[[ Study material, beginning ]]

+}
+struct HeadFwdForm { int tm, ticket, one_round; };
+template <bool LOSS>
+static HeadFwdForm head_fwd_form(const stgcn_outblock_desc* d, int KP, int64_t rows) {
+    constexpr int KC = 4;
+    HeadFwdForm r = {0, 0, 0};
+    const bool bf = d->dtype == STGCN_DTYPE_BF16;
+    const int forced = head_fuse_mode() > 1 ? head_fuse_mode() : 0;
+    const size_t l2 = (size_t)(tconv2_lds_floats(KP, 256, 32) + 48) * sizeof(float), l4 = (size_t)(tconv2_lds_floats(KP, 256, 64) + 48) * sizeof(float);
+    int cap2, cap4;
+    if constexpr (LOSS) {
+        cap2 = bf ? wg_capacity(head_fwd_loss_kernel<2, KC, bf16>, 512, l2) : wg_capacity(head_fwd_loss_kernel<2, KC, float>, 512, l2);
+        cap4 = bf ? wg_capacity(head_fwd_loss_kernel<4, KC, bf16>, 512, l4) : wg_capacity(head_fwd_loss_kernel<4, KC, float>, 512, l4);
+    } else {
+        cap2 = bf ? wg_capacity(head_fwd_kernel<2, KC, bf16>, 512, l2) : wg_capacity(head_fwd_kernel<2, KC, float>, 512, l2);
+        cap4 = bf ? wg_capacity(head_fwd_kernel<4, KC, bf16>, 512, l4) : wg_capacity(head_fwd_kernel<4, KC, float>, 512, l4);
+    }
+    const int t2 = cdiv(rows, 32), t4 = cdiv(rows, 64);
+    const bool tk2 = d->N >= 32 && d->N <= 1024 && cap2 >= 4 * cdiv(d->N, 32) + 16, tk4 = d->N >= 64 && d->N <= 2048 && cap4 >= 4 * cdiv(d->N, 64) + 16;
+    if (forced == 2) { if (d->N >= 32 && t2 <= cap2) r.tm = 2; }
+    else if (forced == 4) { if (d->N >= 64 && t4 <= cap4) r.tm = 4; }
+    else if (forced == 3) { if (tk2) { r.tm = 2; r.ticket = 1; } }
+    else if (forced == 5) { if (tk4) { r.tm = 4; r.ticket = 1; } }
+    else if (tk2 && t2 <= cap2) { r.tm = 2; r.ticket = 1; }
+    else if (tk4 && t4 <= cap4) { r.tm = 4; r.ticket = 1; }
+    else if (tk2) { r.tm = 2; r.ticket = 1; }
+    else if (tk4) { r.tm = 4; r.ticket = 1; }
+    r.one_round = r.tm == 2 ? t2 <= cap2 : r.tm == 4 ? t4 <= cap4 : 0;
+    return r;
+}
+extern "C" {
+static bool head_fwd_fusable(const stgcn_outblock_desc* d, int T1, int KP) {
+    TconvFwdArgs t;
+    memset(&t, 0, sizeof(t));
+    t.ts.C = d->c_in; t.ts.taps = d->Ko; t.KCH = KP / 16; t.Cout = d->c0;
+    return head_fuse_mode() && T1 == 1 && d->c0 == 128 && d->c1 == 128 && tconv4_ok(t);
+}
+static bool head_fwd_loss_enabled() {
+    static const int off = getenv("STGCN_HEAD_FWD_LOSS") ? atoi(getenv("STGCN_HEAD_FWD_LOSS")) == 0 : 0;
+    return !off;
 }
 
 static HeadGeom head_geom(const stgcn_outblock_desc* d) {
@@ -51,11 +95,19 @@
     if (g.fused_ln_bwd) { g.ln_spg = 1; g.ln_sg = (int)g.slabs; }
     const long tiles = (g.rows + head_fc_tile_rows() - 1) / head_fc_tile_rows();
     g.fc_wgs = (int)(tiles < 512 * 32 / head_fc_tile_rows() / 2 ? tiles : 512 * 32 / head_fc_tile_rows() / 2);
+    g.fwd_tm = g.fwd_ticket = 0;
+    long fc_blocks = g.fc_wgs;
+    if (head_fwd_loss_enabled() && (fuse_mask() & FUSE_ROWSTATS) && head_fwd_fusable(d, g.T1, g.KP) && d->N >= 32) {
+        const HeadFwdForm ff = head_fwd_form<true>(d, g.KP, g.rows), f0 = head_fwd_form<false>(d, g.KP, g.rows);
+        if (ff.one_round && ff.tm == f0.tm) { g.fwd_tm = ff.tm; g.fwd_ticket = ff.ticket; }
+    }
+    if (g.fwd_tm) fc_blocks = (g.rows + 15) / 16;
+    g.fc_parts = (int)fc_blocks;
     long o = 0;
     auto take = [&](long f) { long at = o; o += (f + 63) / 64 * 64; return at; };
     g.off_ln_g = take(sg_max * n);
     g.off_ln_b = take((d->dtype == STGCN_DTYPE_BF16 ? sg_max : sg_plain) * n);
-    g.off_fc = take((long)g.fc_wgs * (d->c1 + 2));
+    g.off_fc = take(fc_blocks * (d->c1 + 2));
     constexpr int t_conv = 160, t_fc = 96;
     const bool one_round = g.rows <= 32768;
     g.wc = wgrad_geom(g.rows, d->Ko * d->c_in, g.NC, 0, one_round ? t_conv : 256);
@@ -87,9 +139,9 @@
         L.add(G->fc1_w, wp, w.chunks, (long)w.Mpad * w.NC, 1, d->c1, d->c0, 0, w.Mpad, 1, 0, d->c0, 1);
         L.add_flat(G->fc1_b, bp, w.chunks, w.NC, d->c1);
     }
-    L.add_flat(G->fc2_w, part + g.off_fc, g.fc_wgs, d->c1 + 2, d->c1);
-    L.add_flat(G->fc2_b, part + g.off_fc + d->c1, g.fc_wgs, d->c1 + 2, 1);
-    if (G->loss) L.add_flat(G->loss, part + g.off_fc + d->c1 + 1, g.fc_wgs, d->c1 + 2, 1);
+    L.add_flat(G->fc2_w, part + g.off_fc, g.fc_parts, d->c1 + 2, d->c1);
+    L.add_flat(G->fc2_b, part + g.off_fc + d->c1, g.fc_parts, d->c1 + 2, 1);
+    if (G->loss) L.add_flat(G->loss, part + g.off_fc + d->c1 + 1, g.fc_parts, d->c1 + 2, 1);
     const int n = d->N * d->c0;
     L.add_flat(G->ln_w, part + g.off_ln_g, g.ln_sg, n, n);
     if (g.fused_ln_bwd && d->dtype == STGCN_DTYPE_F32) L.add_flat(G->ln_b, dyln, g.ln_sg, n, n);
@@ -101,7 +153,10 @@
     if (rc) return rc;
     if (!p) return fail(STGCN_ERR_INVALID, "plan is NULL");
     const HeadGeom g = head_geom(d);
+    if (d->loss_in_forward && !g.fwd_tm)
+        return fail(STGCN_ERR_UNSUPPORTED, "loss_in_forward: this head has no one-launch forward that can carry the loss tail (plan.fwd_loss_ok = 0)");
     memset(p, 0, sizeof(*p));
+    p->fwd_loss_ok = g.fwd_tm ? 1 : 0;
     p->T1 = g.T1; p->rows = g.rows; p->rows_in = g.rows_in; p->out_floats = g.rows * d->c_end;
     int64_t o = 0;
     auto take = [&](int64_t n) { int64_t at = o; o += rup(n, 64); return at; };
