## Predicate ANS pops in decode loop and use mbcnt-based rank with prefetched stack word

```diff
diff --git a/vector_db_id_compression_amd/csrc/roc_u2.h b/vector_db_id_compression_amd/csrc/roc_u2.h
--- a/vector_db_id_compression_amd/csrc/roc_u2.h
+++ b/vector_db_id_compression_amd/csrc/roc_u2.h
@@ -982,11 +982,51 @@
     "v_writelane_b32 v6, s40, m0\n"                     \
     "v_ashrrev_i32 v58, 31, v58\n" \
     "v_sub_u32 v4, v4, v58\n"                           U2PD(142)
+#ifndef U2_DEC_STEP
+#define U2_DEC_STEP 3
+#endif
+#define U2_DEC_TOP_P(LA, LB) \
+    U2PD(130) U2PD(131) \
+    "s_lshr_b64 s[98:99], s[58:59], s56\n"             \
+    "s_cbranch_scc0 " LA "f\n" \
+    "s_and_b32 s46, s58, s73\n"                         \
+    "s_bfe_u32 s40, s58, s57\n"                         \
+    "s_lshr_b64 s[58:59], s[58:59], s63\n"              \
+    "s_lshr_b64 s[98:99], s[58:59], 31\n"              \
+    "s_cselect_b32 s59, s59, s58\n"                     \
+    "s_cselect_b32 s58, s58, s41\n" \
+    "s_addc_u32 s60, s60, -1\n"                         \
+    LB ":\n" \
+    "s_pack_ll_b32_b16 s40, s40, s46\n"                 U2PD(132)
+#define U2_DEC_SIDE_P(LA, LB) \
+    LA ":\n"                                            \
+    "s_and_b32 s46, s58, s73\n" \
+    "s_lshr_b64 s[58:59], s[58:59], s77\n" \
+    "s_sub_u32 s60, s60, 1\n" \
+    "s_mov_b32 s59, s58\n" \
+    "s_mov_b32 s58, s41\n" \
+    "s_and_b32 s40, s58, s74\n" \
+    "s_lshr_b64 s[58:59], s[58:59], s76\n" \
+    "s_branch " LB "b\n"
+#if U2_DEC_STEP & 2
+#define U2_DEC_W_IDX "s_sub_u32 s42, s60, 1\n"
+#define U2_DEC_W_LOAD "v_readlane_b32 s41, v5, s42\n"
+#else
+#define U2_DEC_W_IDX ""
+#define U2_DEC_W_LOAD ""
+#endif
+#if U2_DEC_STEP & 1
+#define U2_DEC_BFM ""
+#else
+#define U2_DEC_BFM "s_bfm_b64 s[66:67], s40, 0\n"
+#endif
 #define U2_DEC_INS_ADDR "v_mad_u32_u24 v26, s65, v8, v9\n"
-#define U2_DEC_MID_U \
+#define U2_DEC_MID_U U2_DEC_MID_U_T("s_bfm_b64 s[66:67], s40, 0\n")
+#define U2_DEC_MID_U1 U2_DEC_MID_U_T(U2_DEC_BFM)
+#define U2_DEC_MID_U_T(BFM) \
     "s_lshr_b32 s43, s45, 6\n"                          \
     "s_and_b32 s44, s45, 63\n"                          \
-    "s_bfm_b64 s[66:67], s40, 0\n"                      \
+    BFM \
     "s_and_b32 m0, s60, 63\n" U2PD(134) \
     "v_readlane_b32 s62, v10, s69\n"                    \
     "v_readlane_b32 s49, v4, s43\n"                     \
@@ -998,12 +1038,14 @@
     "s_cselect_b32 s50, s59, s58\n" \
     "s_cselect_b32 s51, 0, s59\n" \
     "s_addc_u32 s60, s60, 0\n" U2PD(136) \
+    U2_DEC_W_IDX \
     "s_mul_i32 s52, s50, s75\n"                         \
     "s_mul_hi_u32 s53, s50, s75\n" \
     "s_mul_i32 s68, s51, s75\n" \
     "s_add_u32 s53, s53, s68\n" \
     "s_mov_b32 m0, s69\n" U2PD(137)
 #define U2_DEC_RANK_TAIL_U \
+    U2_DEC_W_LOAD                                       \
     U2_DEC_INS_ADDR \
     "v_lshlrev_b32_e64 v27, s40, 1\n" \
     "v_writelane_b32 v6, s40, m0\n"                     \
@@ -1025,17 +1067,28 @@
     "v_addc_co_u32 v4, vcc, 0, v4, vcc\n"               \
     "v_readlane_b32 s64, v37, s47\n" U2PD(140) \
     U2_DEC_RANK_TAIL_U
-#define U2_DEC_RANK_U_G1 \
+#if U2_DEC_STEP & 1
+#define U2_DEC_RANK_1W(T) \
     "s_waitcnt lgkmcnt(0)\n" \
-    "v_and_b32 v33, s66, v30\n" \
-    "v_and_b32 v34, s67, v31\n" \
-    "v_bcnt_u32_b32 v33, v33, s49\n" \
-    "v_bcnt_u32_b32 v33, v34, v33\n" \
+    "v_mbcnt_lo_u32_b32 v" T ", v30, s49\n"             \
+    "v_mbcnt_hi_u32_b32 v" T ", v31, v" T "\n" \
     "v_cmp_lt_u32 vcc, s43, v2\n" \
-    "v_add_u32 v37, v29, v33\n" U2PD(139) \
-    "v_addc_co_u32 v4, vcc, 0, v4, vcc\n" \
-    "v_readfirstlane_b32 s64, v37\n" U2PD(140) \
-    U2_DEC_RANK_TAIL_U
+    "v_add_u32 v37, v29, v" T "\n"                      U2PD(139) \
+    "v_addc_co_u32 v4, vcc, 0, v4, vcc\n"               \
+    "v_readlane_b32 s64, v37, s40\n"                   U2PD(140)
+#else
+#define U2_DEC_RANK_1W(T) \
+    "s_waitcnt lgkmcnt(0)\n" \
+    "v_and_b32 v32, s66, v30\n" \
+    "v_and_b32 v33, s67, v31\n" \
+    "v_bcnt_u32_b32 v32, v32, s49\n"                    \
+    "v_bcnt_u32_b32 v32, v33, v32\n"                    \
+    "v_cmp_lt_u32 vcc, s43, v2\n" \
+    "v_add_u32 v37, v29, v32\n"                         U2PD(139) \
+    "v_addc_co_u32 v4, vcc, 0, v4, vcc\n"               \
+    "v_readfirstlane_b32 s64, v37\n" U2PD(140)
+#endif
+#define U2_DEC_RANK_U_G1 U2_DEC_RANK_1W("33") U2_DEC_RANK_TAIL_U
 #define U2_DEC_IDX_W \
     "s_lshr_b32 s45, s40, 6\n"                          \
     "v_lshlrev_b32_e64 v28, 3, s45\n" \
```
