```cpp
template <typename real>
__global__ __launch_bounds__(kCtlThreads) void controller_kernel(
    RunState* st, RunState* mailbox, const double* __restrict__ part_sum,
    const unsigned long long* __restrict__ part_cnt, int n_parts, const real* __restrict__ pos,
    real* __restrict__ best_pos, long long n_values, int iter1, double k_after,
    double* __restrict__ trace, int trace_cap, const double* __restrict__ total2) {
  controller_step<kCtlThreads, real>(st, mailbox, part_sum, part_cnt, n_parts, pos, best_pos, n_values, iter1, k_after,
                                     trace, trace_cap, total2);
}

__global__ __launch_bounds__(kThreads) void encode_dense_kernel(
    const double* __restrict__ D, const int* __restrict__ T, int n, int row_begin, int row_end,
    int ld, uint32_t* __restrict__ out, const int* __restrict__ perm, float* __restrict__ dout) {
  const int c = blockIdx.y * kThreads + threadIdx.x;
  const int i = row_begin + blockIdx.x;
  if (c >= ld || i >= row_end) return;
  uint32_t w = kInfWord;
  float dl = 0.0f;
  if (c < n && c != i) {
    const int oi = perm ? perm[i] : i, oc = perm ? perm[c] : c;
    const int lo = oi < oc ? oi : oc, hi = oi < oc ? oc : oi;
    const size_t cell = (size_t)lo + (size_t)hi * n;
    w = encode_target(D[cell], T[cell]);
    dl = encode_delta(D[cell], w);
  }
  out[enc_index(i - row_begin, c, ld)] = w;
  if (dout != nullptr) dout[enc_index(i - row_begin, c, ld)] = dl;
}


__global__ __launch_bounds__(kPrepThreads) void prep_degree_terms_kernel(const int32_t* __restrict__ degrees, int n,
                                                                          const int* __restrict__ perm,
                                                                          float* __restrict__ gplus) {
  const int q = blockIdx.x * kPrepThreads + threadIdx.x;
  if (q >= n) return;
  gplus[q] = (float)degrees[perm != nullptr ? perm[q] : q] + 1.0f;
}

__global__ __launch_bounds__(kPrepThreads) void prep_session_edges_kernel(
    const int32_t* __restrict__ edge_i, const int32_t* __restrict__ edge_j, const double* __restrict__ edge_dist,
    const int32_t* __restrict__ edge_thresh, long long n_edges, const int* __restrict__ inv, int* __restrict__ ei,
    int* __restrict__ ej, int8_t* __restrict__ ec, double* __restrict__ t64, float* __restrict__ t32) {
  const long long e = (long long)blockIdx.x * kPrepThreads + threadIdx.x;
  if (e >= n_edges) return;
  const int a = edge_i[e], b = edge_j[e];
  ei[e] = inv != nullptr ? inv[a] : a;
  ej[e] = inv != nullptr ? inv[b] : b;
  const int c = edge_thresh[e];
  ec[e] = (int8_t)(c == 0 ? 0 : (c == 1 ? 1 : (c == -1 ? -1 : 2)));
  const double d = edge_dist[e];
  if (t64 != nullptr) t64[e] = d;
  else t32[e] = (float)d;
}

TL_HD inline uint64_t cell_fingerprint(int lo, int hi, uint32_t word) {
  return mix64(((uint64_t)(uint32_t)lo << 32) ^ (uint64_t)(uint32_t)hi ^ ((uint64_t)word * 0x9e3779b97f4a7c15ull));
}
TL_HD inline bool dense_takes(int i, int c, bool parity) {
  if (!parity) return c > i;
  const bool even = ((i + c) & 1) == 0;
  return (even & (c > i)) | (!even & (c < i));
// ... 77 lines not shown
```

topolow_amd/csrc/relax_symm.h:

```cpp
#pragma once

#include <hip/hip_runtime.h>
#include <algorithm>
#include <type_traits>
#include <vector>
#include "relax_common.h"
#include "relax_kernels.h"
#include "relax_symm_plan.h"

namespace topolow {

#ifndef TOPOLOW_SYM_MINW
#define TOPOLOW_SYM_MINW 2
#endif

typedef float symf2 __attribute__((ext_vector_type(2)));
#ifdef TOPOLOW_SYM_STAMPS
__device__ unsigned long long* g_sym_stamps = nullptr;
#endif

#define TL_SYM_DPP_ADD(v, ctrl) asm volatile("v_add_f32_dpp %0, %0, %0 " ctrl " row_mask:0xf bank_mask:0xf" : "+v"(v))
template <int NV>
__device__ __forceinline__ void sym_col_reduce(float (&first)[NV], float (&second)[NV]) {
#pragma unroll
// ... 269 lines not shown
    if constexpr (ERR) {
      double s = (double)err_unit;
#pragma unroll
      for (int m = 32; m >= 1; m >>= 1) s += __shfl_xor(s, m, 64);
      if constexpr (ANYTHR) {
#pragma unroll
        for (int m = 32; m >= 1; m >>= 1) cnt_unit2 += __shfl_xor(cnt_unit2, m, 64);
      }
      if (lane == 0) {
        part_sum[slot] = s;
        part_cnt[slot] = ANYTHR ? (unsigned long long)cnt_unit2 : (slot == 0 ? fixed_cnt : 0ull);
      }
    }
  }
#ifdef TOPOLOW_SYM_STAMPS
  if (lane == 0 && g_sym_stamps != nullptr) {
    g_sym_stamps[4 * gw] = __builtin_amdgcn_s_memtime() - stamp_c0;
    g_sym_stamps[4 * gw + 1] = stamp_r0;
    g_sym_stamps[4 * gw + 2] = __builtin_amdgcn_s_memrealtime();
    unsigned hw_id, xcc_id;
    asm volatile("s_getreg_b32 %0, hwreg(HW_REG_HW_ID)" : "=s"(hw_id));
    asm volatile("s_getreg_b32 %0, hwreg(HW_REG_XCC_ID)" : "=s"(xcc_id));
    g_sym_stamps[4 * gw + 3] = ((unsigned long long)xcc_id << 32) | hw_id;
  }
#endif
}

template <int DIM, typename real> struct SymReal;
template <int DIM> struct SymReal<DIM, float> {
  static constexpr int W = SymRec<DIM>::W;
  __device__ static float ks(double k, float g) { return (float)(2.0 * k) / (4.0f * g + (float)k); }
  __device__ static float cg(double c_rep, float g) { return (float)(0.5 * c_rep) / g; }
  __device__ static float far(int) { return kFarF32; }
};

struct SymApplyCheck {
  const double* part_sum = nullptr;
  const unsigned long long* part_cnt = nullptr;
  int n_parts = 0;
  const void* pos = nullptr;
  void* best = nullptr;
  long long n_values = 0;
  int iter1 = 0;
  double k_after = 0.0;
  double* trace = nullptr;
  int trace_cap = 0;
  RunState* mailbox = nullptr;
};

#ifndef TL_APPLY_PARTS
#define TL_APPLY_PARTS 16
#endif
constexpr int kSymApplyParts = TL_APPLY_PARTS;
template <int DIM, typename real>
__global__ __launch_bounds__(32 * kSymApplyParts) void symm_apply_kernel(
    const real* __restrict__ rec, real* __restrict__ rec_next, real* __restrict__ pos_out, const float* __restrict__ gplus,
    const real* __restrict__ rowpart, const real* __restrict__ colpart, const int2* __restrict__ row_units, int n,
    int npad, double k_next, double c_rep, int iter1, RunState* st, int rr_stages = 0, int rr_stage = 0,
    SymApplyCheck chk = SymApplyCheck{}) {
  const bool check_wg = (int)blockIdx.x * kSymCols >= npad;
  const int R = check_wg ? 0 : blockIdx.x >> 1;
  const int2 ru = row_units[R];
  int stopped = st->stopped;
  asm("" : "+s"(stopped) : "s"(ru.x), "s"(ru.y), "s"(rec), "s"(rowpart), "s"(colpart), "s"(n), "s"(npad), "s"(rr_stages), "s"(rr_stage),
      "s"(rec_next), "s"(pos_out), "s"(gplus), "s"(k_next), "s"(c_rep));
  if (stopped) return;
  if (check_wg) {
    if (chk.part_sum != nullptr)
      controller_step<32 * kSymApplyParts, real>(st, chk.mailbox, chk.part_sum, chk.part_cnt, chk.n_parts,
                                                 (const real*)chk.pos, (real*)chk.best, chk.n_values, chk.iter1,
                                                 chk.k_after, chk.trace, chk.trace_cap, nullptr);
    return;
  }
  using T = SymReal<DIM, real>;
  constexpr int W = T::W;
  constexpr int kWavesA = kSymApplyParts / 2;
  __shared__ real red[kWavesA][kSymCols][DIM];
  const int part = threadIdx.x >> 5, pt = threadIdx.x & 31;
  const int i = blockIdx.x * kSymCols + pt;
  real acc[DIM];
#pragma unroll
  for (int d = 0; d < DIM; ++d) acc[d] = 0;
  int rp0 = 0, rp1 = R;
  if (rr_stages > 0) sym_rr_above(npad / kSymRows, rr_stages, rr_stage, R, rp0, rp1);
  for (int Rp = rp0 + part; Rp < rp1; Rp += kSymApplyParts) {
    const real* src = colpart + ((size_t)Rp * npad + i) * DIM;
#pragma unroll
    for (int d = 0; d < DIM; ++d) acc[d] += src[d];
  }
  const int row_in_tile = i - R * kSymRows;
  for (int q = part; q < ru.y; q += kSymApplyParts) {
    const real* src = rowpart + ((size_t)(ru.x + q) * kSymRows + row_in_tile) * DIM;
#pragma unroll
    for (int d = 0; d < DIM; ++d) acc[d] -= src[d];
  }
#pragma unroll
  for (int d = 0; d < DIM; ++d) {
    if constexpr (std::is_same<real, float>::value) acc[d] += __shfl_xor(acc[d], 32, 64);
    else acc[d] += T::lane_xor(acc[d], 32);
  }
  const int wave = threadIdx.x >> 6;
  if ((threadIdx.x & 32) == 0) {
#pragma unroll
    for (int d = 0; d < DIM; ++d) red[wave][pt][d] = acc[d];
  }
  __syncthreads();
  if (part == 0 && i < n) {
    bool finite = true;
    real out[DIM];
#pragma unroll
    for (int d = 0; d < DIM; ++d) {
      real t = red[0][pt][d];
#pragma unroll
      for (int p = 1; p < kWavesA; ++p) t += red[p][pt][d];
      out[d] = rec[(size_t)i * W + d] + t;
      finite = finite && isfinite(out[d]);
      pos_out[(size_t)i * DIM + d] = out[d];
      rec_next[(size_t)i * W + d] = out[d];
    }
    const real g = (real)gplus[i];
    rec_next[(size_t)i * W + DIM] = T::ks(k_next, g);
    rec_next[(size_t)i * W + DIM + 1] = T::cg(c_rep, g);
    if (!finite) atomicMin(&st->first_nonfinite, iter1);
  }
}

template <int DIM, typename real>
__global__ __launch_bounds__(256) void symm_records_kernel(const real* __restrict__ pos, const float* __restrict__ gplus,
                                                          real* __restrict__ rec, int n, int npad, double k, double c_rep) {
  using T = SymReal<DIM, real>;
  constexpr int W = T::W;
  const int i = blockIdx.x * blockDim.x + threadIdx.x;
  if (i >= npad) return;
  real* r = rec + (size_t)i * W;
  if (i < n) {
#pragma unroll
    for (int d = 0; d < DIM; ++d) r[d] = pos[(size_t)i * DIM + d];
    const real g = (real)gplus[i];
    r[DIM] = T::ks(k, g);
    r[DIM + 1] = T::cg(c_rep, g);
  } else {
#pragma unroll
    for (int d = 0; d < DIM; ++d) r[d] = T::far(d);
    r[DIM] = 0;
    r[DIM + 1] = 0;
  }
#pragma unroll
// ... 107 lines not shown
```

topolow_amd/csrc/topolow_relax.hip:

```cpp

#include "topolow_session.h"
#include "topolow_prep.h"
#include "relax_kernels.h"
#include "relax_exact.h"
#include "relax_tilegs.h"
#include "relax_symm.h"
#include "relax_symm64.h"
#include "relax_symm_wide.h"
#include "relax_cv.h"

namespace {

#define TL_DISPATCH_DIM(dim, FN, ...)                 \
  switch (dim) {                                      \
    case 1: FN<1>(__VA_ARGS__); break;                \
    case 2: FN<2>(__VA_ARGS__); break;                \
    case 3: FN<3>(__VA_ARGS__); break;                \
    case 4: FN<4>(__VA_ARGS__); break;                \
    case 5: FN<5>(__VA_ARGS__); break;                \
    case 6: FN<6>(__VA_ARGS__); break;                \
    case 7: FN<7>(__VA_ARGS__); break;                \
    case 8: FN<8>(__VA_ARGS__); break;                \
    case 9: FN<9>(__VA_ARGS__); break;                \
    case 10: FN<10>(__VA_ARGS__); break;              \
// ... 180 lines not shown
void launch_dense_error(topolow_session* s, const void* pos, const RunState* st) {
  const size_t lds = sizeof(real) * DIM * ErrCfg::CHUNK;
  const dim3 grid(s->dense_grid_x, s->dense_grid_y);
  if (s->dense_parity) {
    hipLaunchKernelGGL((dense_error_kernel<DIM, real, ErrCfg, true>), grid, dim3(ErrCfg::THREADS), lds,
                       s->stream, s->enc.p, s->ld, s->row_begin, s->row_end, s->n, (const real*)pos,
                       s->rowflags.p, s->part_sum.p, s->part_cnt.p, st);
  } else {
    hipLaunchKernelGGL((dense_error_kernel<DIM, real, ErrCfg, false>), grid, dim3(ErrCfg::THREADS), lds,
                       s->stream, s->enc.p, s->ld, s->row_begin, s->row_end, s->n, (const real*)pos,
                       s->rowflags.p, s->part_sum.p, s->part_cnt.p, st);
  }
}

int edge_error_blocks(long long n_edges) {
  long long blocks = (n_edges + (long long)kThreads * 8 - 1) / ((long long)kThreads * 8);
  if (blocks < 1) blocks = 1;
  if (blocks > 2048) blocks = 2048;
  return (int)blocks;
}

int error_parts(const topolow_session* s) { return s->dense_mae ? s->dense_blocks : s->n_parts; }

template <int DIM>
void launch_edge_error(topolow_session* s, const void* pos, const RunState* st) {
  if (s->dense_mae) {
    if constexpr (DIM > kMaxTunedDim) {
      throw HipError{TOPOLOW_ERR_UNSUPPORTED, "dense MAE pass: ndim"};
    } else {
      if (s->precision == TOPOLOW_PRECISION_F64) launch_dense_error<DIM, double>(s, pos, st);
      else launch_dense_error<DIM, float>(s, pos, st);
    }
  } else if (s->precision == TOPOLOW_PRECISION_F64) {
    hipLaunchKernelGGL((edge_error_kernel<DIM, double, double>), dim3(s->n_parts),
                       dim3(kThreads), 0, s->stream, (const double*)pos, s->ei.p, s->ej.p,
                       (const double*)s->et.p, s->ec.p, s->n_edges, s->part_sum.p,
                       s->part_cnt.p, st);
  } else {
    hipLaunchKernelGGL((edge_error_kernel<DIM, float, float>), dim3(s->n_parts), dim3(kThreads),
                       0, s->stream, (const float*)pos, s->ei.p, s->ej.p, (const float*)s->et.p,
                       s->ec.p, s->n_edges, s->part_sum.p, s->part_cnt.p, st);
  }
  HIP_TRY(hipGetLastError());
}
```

[[ Study material, end ]]

# Exercise:
Check each line above for the word "lines" and copy the ones that have it.

# Result:
// ... 77 lines not shown
// ... 269 lines not shown
// ... 107 lines not shown
// ... 180 lines not shown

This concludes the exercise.